Unfortunately I don’t have the VM images for other network operating systems using FRR (example: SONiC), so I can’t test what they’re doing. Feedback is (as always) highly appreciated.
Real-Life Impact
There are two scenarios you might want to prevent with GTSM:
- Establishing a BGP session with an intruder after it manages to inject a more specific route toward a valid EBGP peer. All devices I tested would pass this (pretty much hypothetical) scenario with flying colors2
- Preventing denial-of-service TCP SYN attacks. Arista EOS and Cisco Nexus OS would do a much better job than Cumulus Linux because they drop packets with too-low TTL before they reach the TCP code in the Linux kernel. Obviously, once the volume of the DoS traffic exceeds the CPU capacity, your box quickly starts resembling a brick.

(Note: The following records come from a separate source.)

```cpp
inline bool box_fast_u(const poro_ctx *c) { return c->box.enabled && !c->mod.kind; }
inline bool moduli_structured_applies(const poro_ctx *c) {
  return c->box.enabled && c->dim == 3 && (c->k_u == 1 || c->k_u == 2) && c->mod.kind == 1 && c->operator_mode == PORO_OP_MATRIX_FREE && c->mf_variant == 1 && !c->comm.multi() &&
         c->comm.part.n_ranks <= 1;
}
inline bool moduli_structured(const poro_ctx *c) { return c->moduli_op == PORO_MODULI_OP_STRUCTURED && c->mod.planes.p && moduli_structured_applies(c); }

void la_fill(hipStream_t s, double *x, double v, int64_t n);
void la_nodal_interp(hipStream_t s, const int64_t *ptr, const int32_t *col, const double *w, int64_t n_rows, int ncomp, const double *in, double *out, int lanes = 1);
void la_two_level_combine(hipStream_t s, const int64_t *ptr, const int32_t *col, const double *w, int64_t n_rows, int ncomp, const double *zc, const double *g, const double *dinv, const uint8_t *inert, double omega, double *z, int lanes = 1);
void la_copy_many(hipStream_t s, int count, double *const *dst, const double *const *src, const int64_t *n);
void la_post(hipStream_t s, Mailbox *mb, unsigned long long seq, const double *src, int n, const PcgScalars *sc);
void la_copy(hipStream_t s, double *y, const double *x, int64_t n);
void la_axpy(hipStream_t s, double *y, double a, const double *x, int64_t n);
void la_add_range(hipStream_t s, double *y, const double *x, int64_t n);
void la_add_two_ranges(hipStream_t s, double *y0, const double *x0, double *y1, const double *x1, int64_t n);
void la_dot_partials(hipStream_t s, const double *a, const double *b, int64_t n, double *partials , const PcgScalars *gate = nullptr );
void la_norm_partials(hipStream_t s, const double *a, int64_t n, double *partials_l2, double *partials_inf);
void la_reduce_finish(hipStream_t s, const double *partials, int n_sets, double *red , int max_not_sum_mask);
void la_csr_spmv(hipStream_t s, const CsrDev &A, const double *val, const double *x, double *y);
void la_csr_residual(hipStream_t s, const CsrDev &A, const double *M, const double *K, double kappa, const double *t, const double *p,
                     const double *src, double *R);
void la_pressure_tmp(hipStream_t s, double *t, const double *ev, const double *ev0, const double *p, const double *p_old, double c1, double c2, int64_t n);
void la_jacobian(hipStream_t s, double *J, const double *M, const double *K, double a, double kappa, int64_t nnz);
void la_ifc_pack(hipStream_t s, const IfcDev &I, const double *v);
void la_ifc_sum(hipStream_t s, const IfcDev &I, double *v);
void la_csr_diag(hipStream_t s, const CsrDev &A, const double *val, double *diag);
// ... 97 lines not shown
void fdmu_line_factor(hipStream_t s, int ku, int ncomp, const FdmuLineArgs &a, double *fac );
void fdmu_line_solve(hipStream_t s, int ku, int ncomp, const FdmuLineArgs &a, const double *fac, double *v );
bool fdmo_usable(int dim, const int nn[3]);
void fdmo_init(FdmOct &O, const int nn[3], const double coef[3][3], hipStream_t s);
void fdmo_init_slab(FdmOct &O, const int nn[3], const double coef[3][3], int rank, const std::vector<int> &node_layers, bool has_upper, hipStream_t s);
void fdmo_init_per_direction(FdmOct &O, const int nn[3], const double coef[3][3], const FdmFormDecision &D, hipStream_t s);
void fdmo_upload_dir(FdmOct &O, int comp, int dir, const LineTables &T);
void fdmo_finalize(FdmOct &O);
void fdmo_apply(hipStream_t s, const FdmOct &O, const double *g_oct, double *z_oct, double *scratch_oct, const PcgScalars *gate = nullptr, hipEvent_t *ev  = nullptr,
                double *gz_part  = nullptr,
                int precision  = PORO_FDM_FP64,
                const PcgStopTest &stop = PcgStopTest{} );
bool fdmo_scalar_usable(int dim, const int nn[3]);
void fdmo_scalar_init(FdmOct &O, const int nn[3], hipStream_t s);
void fdmo_scalar_upload_dir(FdmOct &O, int dir, const LineTables &T);
void fdmo_scalar_apply(hipStream_t s, FdmOct &O, double a, double kappa, const double *g, double *z, const PcgScalars *gate = nullptr);
void fdmo_scalar_apply_many(hipStream_t s, FdmOct &O, double a, double kappa, int nb, const double *const *g, double *const *z, const PcgScalars *gate = nullptr);
void la_residual_norms_many(hipStream_t s, int nb, const double *const *y, const double *const *b, int64_t n, double *partials, const uint8_t *mask = nullptr);
void fdmo_scalar_init_slab(FdmOct &O, const int nn[3], int rank, const std::vector<int> &node_layers, hipStream_t s);
void fdmo_scalar_slab_pass(hipStream_t s, FdmOct &O, int pass, double a, double kappa, const double *in, double *out);
bool fdmo_planar_usable(int dim, const int nn[3]);
void fdmo_init_planar(FdmOct &O, const int nn[3], const double coef[3][3], hipStream_t s, bool split = true );
void fdmo_upload_dir_planar(FdmOct &O, int comp, int dir, const LineTables &T);
void fdmo_apply_planar(hipStream_t s, const FdmOct &O, const double *g_q, double *z_q, const PcgScalars *gate = nullptr, const PcgStopTest &stop = PcgStopTest{} );
void fdmo_from_nodal(hipStream_t s, const FdmOct &O, const double *v_nodal, double *q_oct);
void fdmo_to_nodal(hipStream_t s, const FdmOct &O, const double *r_oct, double *v_nodal);
void fdmo_init_residual(hipStream_t s, const FdmOct &O, double *g_oct, const double *Ax, const double *b, const uint8_t *inert);
void fdmo_first_direction(hipStream_t s, const FdmOct &O, double *d, const double *g_oct, const double *z_oct, double *partials );
void fdmo_update_g(hipStream_t s, const FdmOct &O, PcgScalars *sc, int parity, double *g_oct, const double *h, const uint8_t *inert, const double *partials_dh, double *partials_out , const double *red = nullptr);
void fdmo_update_d(hipStream_t s, const FdmOct &O, PcgScalars *sc, int parity, int it, double *x, double *d, const double *z_oct, const double *partials_in , const double *red = nullptr,
                   bool gz_from_pass = false ,
                   bool stream_x = false ,
// ... 19 lines not shown
```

Hardware ACLs are the only way to go if you want to have a robust high-speed solution. Control-plane protection might be a decent first step, but it might drop good traffic together with the volumetric DoS attack. It’s much better to deploy ACLs checking TCP port numbers and IP TTL on external interfaces, assuming your box has enough hardware resources to do that.
Finally, remember that you cannot apply GTSM to IBGP sessions in most BGP implementations. The only way to protect IBGP routers from external intruders is to deploy ACLs at the network edge or to establish IBGP sessions between IP addresses that are not announced to the outside world. That might be why we sometimes see RFC 1918 address space used for router loopbacks (and BGP router IDs).